I do have a very simple patch to resolve this particular issue, but to resolve the whole problem around unicast src ip addresses being added and deleted is rather more complicated, and that is what I am currently working on.

In the morning I will consider whether I can just push the simple patch in the hope that it should resolve your problem.

I would be interested in how you are implementing the 60 or 30 second delay to starting keepalived, and also to see the keepalived logs that are produced when you do delay keepalived starting.

If seems to me that there is a problem with the systemd service file handling. keepalived is configured with After=network-online.service and yet it is running before the network service is fully up.

A desciption of how systemd handles network-online.service is at https://systemd.io/NETWORK_ONLINE/ and I will look at that further in the morning. I note one suggestion is to use IP_FREEBIND, and that is what my simple patch referred to above does. Once I have applied the patch and the snap has rebuilt, you would need to use the latest/edge snap, since we don't promote intermediate patch releases to the beta or more stable versions.

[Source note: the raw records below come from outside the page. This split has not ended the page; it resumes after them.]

template <int S>
__global__ __launch_bounds__(64) void select_puct_kernel(SearchDev D, int max_leaves, float *planes) {
    using G = Geo<S>;
    constexpr int A = G::A;
    __shared__ Lds<S> L;
    const int t = blockIdx.x, lane = threadIdx.x;
    BoardScalars rootb;
    int root_to_move;
    load_root<S>(L, rootb, root_to_move, D, t, lane);
    int num_nodes = D.meta[t].num_nodes;
    int queued = 0;
    const bool prof = D.prof && t == 0;
    long long pc[8] = {0, 0, 0, 0, 0, 0, 0, 0};
    long long tp = prof ? (long long)__builtin_amdgcn_s_memtime() : 0;
    auto lap = [&](int slot) {
        if (prof) { const long long now = (long long)__builtin_amdgcn_s_memtime(); pc[slot] += now - tp; tp = now; }
    };
    if (D.err[t] == 0 && num_nodes > 0) {
        for (int k = 0; k < max_leaves; ++k) {
            reset_work<S>(L, lane);
            BoardScalars b = rootb;
            int c = root_to_move;
            int node = 0;
            bool ok = true;
            lap(0);
            for (;;) {
                const size_t ns = (size_t)t * D.N + node;
                const size_t base = ns * A;
                const EdgePick pick = select_puct<S>(D, t, node, lane);
                const int e = pick.edge;
                const int mv = pick.move;
                lap(1);
                put_stone<S>(L, b, mv, c, D.zob, lane);
                lap(2);
                if (prof) pc[7] += 1;
                c = 3 - c;
                const int edge_cnt = pick.count + 1;
                int child = pick.child;
                if (lane == 0) {
                    D.node[ns].vl = pick.node_vl + 1;
                    D.ch_vl[base + e] = pick.edge_vl + 1;
                }
                const bool two_pass = b.moves > 2 && b.prev == 0 && b.prevprev == 0;
                const int threshold = two_pass ? 10000000 : 1;
                lap(3);
                if (edge_cnt < threshold + 1) {
                    if (child == kNotExpanded) {
                        child = expand_node<S>(L, b, c, D, t, num_nodes, node, e, lane);
                        if (child < 0) { ok = false; break; }
                        if (lane == 0) D.ch_index[base + e] = child;
                    }
                    lap(4);
                    write_planes<S>(L, b, c, planes + ((size_t)t * max_leaves + k) * 6 * G::P, lane);
                    if (lane == 0) {
                        D.q_node[(size_t)t * D.K + k] = child;
                        D.q_pnode[(size_t)t * D.K + k] = node;
                        D.q_pedge[(size_t)t * D.K + k] = e;
                        D.q_depth[(size_t)t * D.K + k] = 0;
                    }
                    wave_sync();
                    lap(5);
                    break;
                }
                node = child;
                wave_sync();
                lap(3);
            }
            if (!ok) break;
            ++queued;
        }
    }
    if (lane == 0) {
        D.meta[t].num_nodes = num_nodes;
        D.n_leaves[t] = queued;
        if (prof)
            for (int i = 0; i < 8; ++i) D.prof[i] += pc[i];
    }
}

constexpr int kPipeSlots = 4;
constexpr int kPipeMaxDepth = 512;
constexpr int kPipeMaxK = 1024;
constexpr int kPipeSpinLimit = 1 << 24;

struct PipeJob {
    int k, parent, edge, child, expand, xseq, depth, src;
};

template <int S>
constexpr int kPathMax = S == 9 ? 256 : kPipeMaxDepth;

template <int S, int NW = 2>
struct PipeShared {
    static constexpr int kSlots = 2 * NW;
    Lds<S, false> board[NW];
    PipeJob job[kSlots];
    int16_t moves[kSlots][kPathMax<S>];
    int paths[kSlots][kPathMax<S>];
    int job_seq[kSlots];
    int slot_done[kSlots];
    unsigned done_bits[kPipeMaxK / 32];
    int16_t jobof[kPipeMaxK];
    int cursor_seq;
    long long cursor_val;
    int final_count;
    int err;
};

__device__ __forceinline__ int pipe_load(const int *p) {
    return __hip_atomic_load(p, __ATOMIC_ACQUIRE, __HIP_MEMORY_SCOPE_WORKGROUP);
}
__device__ __forceinline__ void pipe_store(int *p, int v) {
    __hip_atomic_store(p, v, __ATOMIC_RELEASE, __HIP_MEMORY_SCOPE_WORKGROUP);
}
template <typename Sh>
__device__ __forceinline__ void pipe_set_done(Sh &sh, int k) {
    __hip_atomic_fetch_or(&sh.done_bits[k >> 5], 1u << (k & 31), __ATOMIC_RELEASE, __HIP_MEMORY_SCOPE_WORKGROUP);
}
template <typename Sh>
__device__ __forceinline__ bool pipe_wait_done(const Sh &sh, int k);

__device__ __forceinline__ bool pipe_wait_ge(const int *p, int want) {
    for (int spin = 0; spin < kPipeSpinLimit; ++spin) {
        if (pipe_load(p) >= want) return true;
        __builtin_amdgcn_s_sleep(1);
    }
    return false;
}

template <typename Sh>
__device__ __forceinline__ bool pipe_wait_done(const Sh &sh, int k) {
    const unsigned *p = &sh.done_bits[k >> 5];
    const unsigned bit = 1u << (k & 31);
    for (int spin = 0; spin < kPipeSpinLimit; ++spin) {
        if (__hip_atomic_load(p, __ATOMIC_ACQUIRE, __HIP_MEMORY_SCOPE_WORKGROUP) & bit) return true;
        __builtin_amdgcn_s_sleep(1);
    }
    return false;
}

template <int S, typename LT>
__device__ void expand_fill(LT &L, const SearchDev &D, int t, int node, int parent, int pedge, int n, long long cur, int lane);

template <int S, typename LT, typename Sh>
__device__ bool expand_node_pipe(LT &L, const BoardScalars &b, int to_move, const SearchDev &D, int t,
                                 int node, int parent, int pedge, int xseq, Sh &sh, int lane) {
    const int n = gen_candidates<S>(L, b, to_move, D, lane);
    bool ok = pipe_wait_ge(&sh.cursor_seq, xseq);
    const long long cur = sh.cursor_val;
    if (!ok || cur + n > D.rng_cap) {
        if (lane == 0) {
            atomicOr(&D.err[t], ok ? kErrRngEmpty : kErrPipeline);
            pipe_store(&sh.err, 1);
            pipe_store(&sh.cursor_seq, xseq + 1);
        }
        return false;
    }
    if (lane == 0) {
        sh.cursor_val = cur + n;
        pipe_store(&sh.cursor_seq, xseq + 1);
    }
    expand_fill<S>(L, D, t, node, parent, pedge, n, cur, lane);
    return true;
}

template <int S, typename LT>
__device__ void expand_fill(LT &L, const SearchDev &D, int t, int node, int parent, int pedge, int n, long long cur, int lane) {
    using G = Geo<S>;
    constexpr int A = G::A;
    constexpr int R = (A + 63) / 64;
    const double *e = D.rng + (size_t)t * D.rng_cap;
    double mine[R];
#pragma unroll
    for (int r = 0; r < R; ++r) {
        long long at = cur + lane + 64 * r;
        if (at >= D.rng_cap) at = D.rng_cap - 1;
        mine[r] = e[at];
    }
    const double acc = sequential_sum<R>(mine, n);
    const double inv = 1.0 / acc;
    const size_t base = ((size_t)t * D.N + node) * A;
#pragma unroll
    for (int r = 0; r < R; ++r) {
        const int i = lane + 64 * r;
        if (i < A) {
            D.ch_index[base + i] = kNotExpanded;
            D.ch_visits[base + i] = 0;
            D.ch_vl[base + i] = 0;
            D.ch_vsum[base + i] = 0.0;
            D.ch_value[base + i] = 0.0;
            D.ch_policy[base + i] = i < n ? mine[r] * inv : 0.0;
            D.action[base + i] = i < n ? (int16_t)L.cand[i] : (int16_t)0;
        }
    }
    if (lane == 0) {
        const size_t ns = (size_t)t * D.N + node;
        D.node[ns].children = n;
        D.node[ns].visits = 0;
        D.node[ns].vl = 0;
        D.node[ns].vsum = 0.f;
        D.node[ns].raw = 0.f;
        D.node[ns].parent = parent;
        D.node[ns].pedge = pedge;
    }
    wave_sync();
}

template <int S>
__global__ __launch_bounds__(192) void select_puct_pipe_kernel(SearchDev D, int max_leaves, float *planes) {
    using G = Geo<S>;
    constexpr int A = G::A;
    __shared__ PipeShared<S> sh;
    const int t = blockIdx.x;
    const int wid = threadIdx.x >> 6, lane = threadIdx.x & 63;
    const RootMeta meta = D.meta[t];
    const int n0 = meta.num_nodes;
    if (threadIdx.x < kPipeSlots) {
        sh.job_seq[threadIdx.x] = 0;
        sh.slot_done[threadIdx.x] = 0;
    }
    for (int i = threadIdx.x; i < kPipeMaxK / 32; i += 192) sh.done_bits[i] = 0u;
    if (threadIdx.x == 0) {
        sh.cursor_seq = 0;
        sh.cursor_val = D.rng_cursor[t];
        sh.final_count = -1;
        sh.err = 0;
    }
    __syncthreads();
    const bool active = D.err[t] == 0 && n0 > 0;
    int num_nodes = n0;
    int queued = 0;

    if (wid == 0) {
        int nexp = 0;
        for (int k = 0; active && k < max_leaves; ++k) {
            if (pipe_load(&sh.err)) break;
            const int slot = k % kPipeSlots;
            bool ok = pipe_wait_ge(&sh.slot_done[slot], k / kPipeSlots);
            int node = 0, depth = 0;
            int moves = meta.moves, prev = meta.prev, prevprev = meta.prevprev;
            while (ok) {
                if (node >= n0) ok = pipe_wait_done(sh, sh.jobof[node - n0]);
                if (!ok) break;
                const size_t ns = (size_t)t * D.N + node;
                const size_t base = ns * A;
                const EdgePick pick = select_puct<S>(D, t, node, lane);
                const int e = pick.edge;
                const int mv = pick.move;
                if (depth >= kPathMax<S>) { ok = false; break; }
                if (lane == 0) {
                    sh.moves[slot][depth] = (int16_t)mv;
                    D.node[ns].vl = pick.node_vl + 1;
                    D.ch_vl[base + e] = pick.edge_vl + 1;
                    if (depth < kPathCap) D.q_path[((size_t)t * D.K + k) * kPathCap + depth] = (node << 10) | e;
                }
                ++depth;
                prevprev = prev;
                prev = mv;
                ++moves;
                const bool two_pass = moves > 2 && prev == 0 && prevprev == 0;
                const int threshold = two_pass ? 10000000 : 1;
                if (pick.count + 1 < threshold + 1) {
                    int child = pick.child;
                    const int expand = child == kNotExpanded;
                    int xseq = 0;
                    if (expand) {
                        if (num_nodes >= D.N || num_nodes - n0 >= kPipeMaxK) {
                            if (lane == 0) atomicOr(&D.err[t], kErrPoolFull);
                            ok = false;
                            break;
                        }
                        child = num_nodes++;
                        xseq = nexp++;
                    }
                    if (lane == 0) {
                        if (expand) {
                            D.ch_index[base + e] = child;
                            sh.jobof[child - n0] = (int16_t)k;
                        }
                        PipeJob &j = sh.job[slot];
                        j.k = k; j.parent = node; j.edge = e; j.child = child;
                        j.expand = expand; j.xseq = xseq; j.depth = depth;
                        D.q_node[(size_t)t * D.K + k] = child;
                        D.q_pnode[(size_t)t * D.K + k] = node;
                        D.q_pedge[(size_t)t * D.K + k] = e;
                        D.q_depth[(size_t)t * D.K + k] = (depth <= kPathCap && D.N <= (1 << 21)) ? depth : 0;
                        pipe_store(&sh.job_seq[slot], k + 1);
                    }
                    wave_sync();
                    break;
                }
                node = pick.child;
            }
            if (!ok) {
                if (lane == 0) {
                    if (!(D.err[t] & kErrPoolFull)) atomicOr(&D.err[t], kErrPipeline);
                    pipe_store(&sh.err, 1);
                }
                break;
            }
            ++queued;
        }
        if (lane == 0) pipe_store(&sh.final_count, queued);
    } else {
        Lds<S, false> &L = sh.board[wid - 1];
        BoardScalars rootb;
        int root_to_move;
        load_root<S>(L, rootb, root_to_move, D, t, lane);
        for (int k = wid - 1; active; k += 2) {
            const int slot = k % kPipeSlots;
            bool have = false, stalled = true;
            for (int spin = 0; spin < kPipeSpinLimit; ++spin) {
                if (pipe_load(&sh.job_seq[slot]) == k + 1) { have = true; stalled = false; break; }
                const int fc = pipe_load(&sh.final_count);
                if (fc >= 0 && k >= fc) { stalled = false; break; }
                __builtin_amdgcn_s_sleep(1);
            }
            if (stalled && lane == 0) {
                atomicOr(&D.err[t], kErrPipeline);
                pipe_store(&sh.err, 1);
            }
            if (!have) break;
            const PipeJob j = sh.job[slot];
            reset_work<S>(L, lane);
            BoardScalars b = rootb;
            int c = root_to_move;
            for (int i = 0; i < j.depth; ++i) {
                put_stone<S>(L, b, sh.moves[slot][i], c, D.zob, lane);
                c = 3 - c;
            }
            if (j.expand) expand_node_pipe<S>(L, b, c, D, t, j.child, j.parent, j.edge, j.xseq, sh, lane);
            write_planes<S>(L, b, c, planes + ((size_t)t * max_leaves + k) * 6 * G::P, lane);
            wave_sync();
            if (lane == 0) {
                pipe_set_done(sh, k);
                pipe_store(&sh.slot_done[slot], k / kPipeSlots + 1);
            }
        }
    }
    __syncthreads();
    if (threadIdx.x == 0) {
        D.meta[t].num_nodes = num_nodes;
        D.n_leaves[t] = queued;
        set_cursor(D, t, sh.cursor_val);
    }
}

constexpr int kMpDone = 1 << 30;
constexpr int kMpTrackDepth = 64;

It does seem to me that the network-online.target or NetworkManager.service are not working properly, because keepalived is being allow to start up before network-online.target is reached, unless of course those logs are from using the snap. It would be really helpful if you could post the keepalived log output from when you are not running keepalived in a snap and see what happens then.

If you feel it is best to build keepalived yourself I can provide detailed instructions regarding what is needed for a Raspberry Pi running Bookworm tomorrow.